## Problem to solve
Return only the lines of the listing below that run from the line with "cl_phase_s2(A, cx, mean);" through the line with "LeafParam lp[4];", both ends included, exactly as written.

:: Given entries ::

template <int LEAF, bool DEV, bool HIST>
__global__ void __launch_bounds__(kBulkThreads, kBulkCtasPerSm) fq_cl_kernel(const __grid_constant__ FusedArgs A) {
  extern __shared__ __align__(128) unsigned char fq_dyn[];
  unsigned char* stages = fq_dyn;
  unsigned char* cbuf = fq_dyn + kStages * kStageBytes;
  float* tab_mean = reinterpret_cast<float*>(cbuf + kClStagingBytes);
  unsigned* hist = reinterpret_cast<unsigned*>(stages + (kStages - 1) * kStageBytes);
  __shared__ BulkRing ring;
  __shared__ LeaderSmem lsm;
  __shared__ alignas(8) unsigned long long solver_done;
  const FlatGeo& g = A.flat;
  const unsigned C = g.channels, cv = g.cv;
  const unsigned launch = ld_ws(&A.sync->launch_count);
  const unsigned bank = launch & 1u;
  const unsigned tag = launch + 1u;
  const bool alloc = (LEAF == FQB200_LEAF_MIDTREAD) || (A.bit_alloc && A.num_bits <= 4);
  const bool aux_needs_b = alloc && LEAF != FQB200_LEAF_MIDTREAD && A.prior == FQB200_PRIOR_B;
  const bool solver_in_s2 = alloc && !aux_needs_b && DEV && gridDim.x > 1u;
  __shared__ alignas(8) unsigned long long phase_go[2];
  if (threadIdx.x == 0) {
    mbar_init(smem_u32(&solver_done), 1u);
    mbar_init(smem_u32(&phase_go[0]), 1u);
    mbar_init(smem_u32(&phase_go[1]), 1u);
  }
  const unsigned nstages = HIST ? kStages - 1u : kStages;
  ring_init(ring, nstages);

  if (threadIdx.x >= kConsumers) {
    if (threadIdx.x == kConsumers) {
      RingPos pos;
      pos.init(nstages);
      const float4* src = reinterpret_cast<const float4*>(A.in);
      const TicketPlan all = {2u, blockIdx.x, gridDim.x, 2u * gridDim.x};
      const TicketPlan no0 = {blockIdx.x == 0 ? 0u : 2u, blockIdx.x - 1u, gridDim.x - 1u, 2u * (gridDim.x - 1u)};
      produce_phase<false>(g, src, &A.sync->unit_counter[0], all, ring, stages, pos);
      if (DEV) {
        mbar_wait(smem_u32(&phase_go[0]), 0u);
        if (solver_in_s2 && blockIdx.x == 0) mbar_wait(smem_u32(&solver_done), 0u);
        produce_phase<true>(g, src, &A.sync->unit_counter[1], solver_in_s2 ? no0 : all, ring, stages, pos);
      }
      if (!A.stats_only) {
        mbar_wait(smem_u32(&phase_go[1]), 0u);
        if (A.pool.tiles && A.pool.kind == 3u)
          produce_pool3_phase(g, A.pool, src, &A.sync->unit_counter[2], all, ring, stages, pos);
        else if (A.pool.tiles)
          produce_pool_phase(g, A.pool, src, &A.sync->unit_counter[2], all, ring, stages, pos);
        else if (A.residual)
          produce_phase<!DEV, true>(half_geo(g), src, &A.sync->unit_counter[2], all, ring, stages, pos,
                                    reinterpret_cast<const float4*>(A.residual));
        else
          produce_phase<!DEV>(g, src, &A.sync->unit_counter[2], all, ring, stages, pos);
      }
    }
    return;
  }

  const unsigned t = threadIdx.x;
  const bool active = t < g.stride;
  const bool direct = cv == g.stride;
  const unsigned col = active ? t % cv : 0u;
  const unsigned c0 = 4u * col;
  const double n = A.n_per_group;
  const ClView acc = cl_view(A, bank);
  const unsigned rep = A.nhwc_rep;
  const unsigned rep_base = (blockIdx.x % rep) * C;
  unsigned epoch = 0;
  if (blockIdx.x == 0) stamp(A, 0);

  if (blockIdx.x == gridDim.x - 1u) {
    const ClView other = cl_view(A, bank ^ 1u);
    uint4* zu = reinterpret_cast<uint4*>(other.amin_inv);
    uint4* zd = reinterpret_cast<uint4*>(other.asum);
    const uint4 z = make_uint4(0u, 0u, 0u, 0u);
    for (unsigned i = t; i < kAccU / 4u; i += kConsumers) zu[i] = z;
    for (unsigned i = t; i < kAccD / 2u; i += kConsumers) zd[i] = z;
  }

  ClCtx cx;
  cx.g = &g;
  cx.ring = &ring;
  cx.stages = stages;
  cx.cbuf = cbuf;
  cx.pos.init(nstages);
  cx.acc = acc;
  cx.rep_base = rep_base;
  cx.c0 = c0;
  cx.active = active;
  float kshift[4];
  cl_phase_s1(A, cx, kshift);
  if (t == 0) mbar_arrive(smem_u32(&phase_go[DEV ? 0 : 1]));
  if (blockIdx.x == 0) stamp(A, 1);
  grid_barrier_cl(A.sync, epoch);
  if (blockIdx.x == 0) stamp(A, 4);

  float mean[4];
  if (direct) {
#pragma unroll
    for (int i = 0; i < 4; ++i)
      mean[i] = static_cast<float>(cl_mean(acc, rep, C, c0 + i, kshift[i], (A.bias && active) ? __ldg(A.bias + c0 + i) : 0.f, n));
  } else {
    for (unsigned c = t; c < C; c += kConsumers)
      tab_mean[c] = static_cast<float>(cl_mean(acc, rep, C, c, ld_tensor(A.in + c), A.bias ? __ldg(A.bias + c) : 0.f, n));
    consumer_sync();
#pragma unroll
    for (int i = 0; i < 4; ++i) mean[i] = tab_mean[c0 + i];
  }

  if (alloc && !aux_needs_b && blockIdx.x == 0) {
    cl_solve_aux(A, acc, lsm, tag, false, !solver_in_s2);
    stamp(A, 12);
    if (t == 0) mbar_arrive(smem_u32(&solver_done));
  }

  if constexpr (DEV) {
    cl_phase_s2(A, cx, mean);
    if (t == 0) mbar_arrive(smem_u32(&phase_go[1]));
    if (blockIdx.x == 0) stamp(A, 5);
    grid_barrier_cl(A.sync, epoch);
    if (blockIdx.x == 0) stamp(A, 8);
    if (aux_needs_b && blockIdx.x == 0) cl_solve_aux(A, acc, lsm, tag, true, true);
  }
  if (alloc && !solver_in_s2) {
    if (t == 0)
      while (ld_acquire_u32(&A.sync->aux_ready) != tag) __nanosleep(40);
    consumer_sync();
  }

  LeafParam lp[4];
  const bool do_export = A.out_stats != nullptr && blockIdx.x == 0;
  if (direct) {
#pragma unroll
    for (int i = 0; i < 4; ++i) lp[i] = cl_channel_param<LEAF, DEV>(A, acc, rep, C, c0 + i, mean[i], n, alloc, do_export && active);
  } else {
    LeafParam* tab_lp = reinterpret_cast<LeafParam*>(cbuf);
    consumer_sync();
    for (unsigned c = t; c < C; c += kConsumers) tab_lp[c] = cl_channel_param<LEAF, DEV>(A, acc, rep, C, c, tab_mean[c], n, alloc, do_export);
    consumer_sync();
#pragma unroll
    for (int i = 0; i < 4; ++i) lp[i] = tab_lp[c0 + i];
  }
  if (blockIdx.x == 0) stamp(A, 7);

  if (!A.stats_only) {
    cl_phase_apply<LEAF, HIST>(A, cx, lp, hist);
    if (blockIdx.x == 0) stamp(A, 9);
  }
  grid_exit_cl(A.sync);
}

template <bool GRID>
struct ClGiven {
  const FusedArgs& A;
  LeafParam q[4];
  float r[4], bias[4];
  bool fast;
  template <bool FAST>
  __device__ __forceinline__ void one(const float4& v, unsigned off) {
    const float x[4] = {v.x, v.y, v.z, v.w};
    float y[4], gq[4];
#pragma unroll
    for (int i = 0; i < 4; ++i) {
      Divisor dv;
      dv.s = q[i].a;
      dv.r = r[i];
      dv.fast = FAST;
      y[i] = leaf_apply<FQB200_LEAF_TORCH, FAST>(__fadd_rn(x[i], bias[i]), q[i], dv, 0.f, gq[i]);
    }
    st_tensor(reinterpret_cast<float4*>(A.out) + off, make_float4(y[0], y[1], y[2], y[3]));
    if (GRID) st_tensor(reinterpret_cast<float4*>(A.grid_out) + off, make_float4(gq[0], gq[1], gq[2], gq[3]));
  }
  __device__ __forceinline__ void consume(const float4& v, unsigned off) {
    if (fast)
      one<true>(v, off);
    else
      one<false>(v, off);
  }
  __device__ __forceinline__ void stage_end(const StageMeta&) {}
};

:::

## Result of this exercise
    cl_phase_s2(A, cx, mean);
    if (t == 0) mbar_arrive(smem_u32(&phase_go[1]));
    if (blockIdx.x == 0) stamp(A, 5);
    grid_barrier_cl(A.sync, epoch);
    if (blockIdx.x == 0) stamp(A, 8);
    if (aux_needs_b && blockIdx.x == 0) cl_solve_aux(A, acc, lsm, tag, true, true);
  }
  if (alloc && !solver_in_s2) {
    if (t == 0)
      while (ld_acquire_u32(&A.sync->aux_ready) != tag) __nanosleep(40);
    consumer_sync();
  }

  LeafParam lp[4];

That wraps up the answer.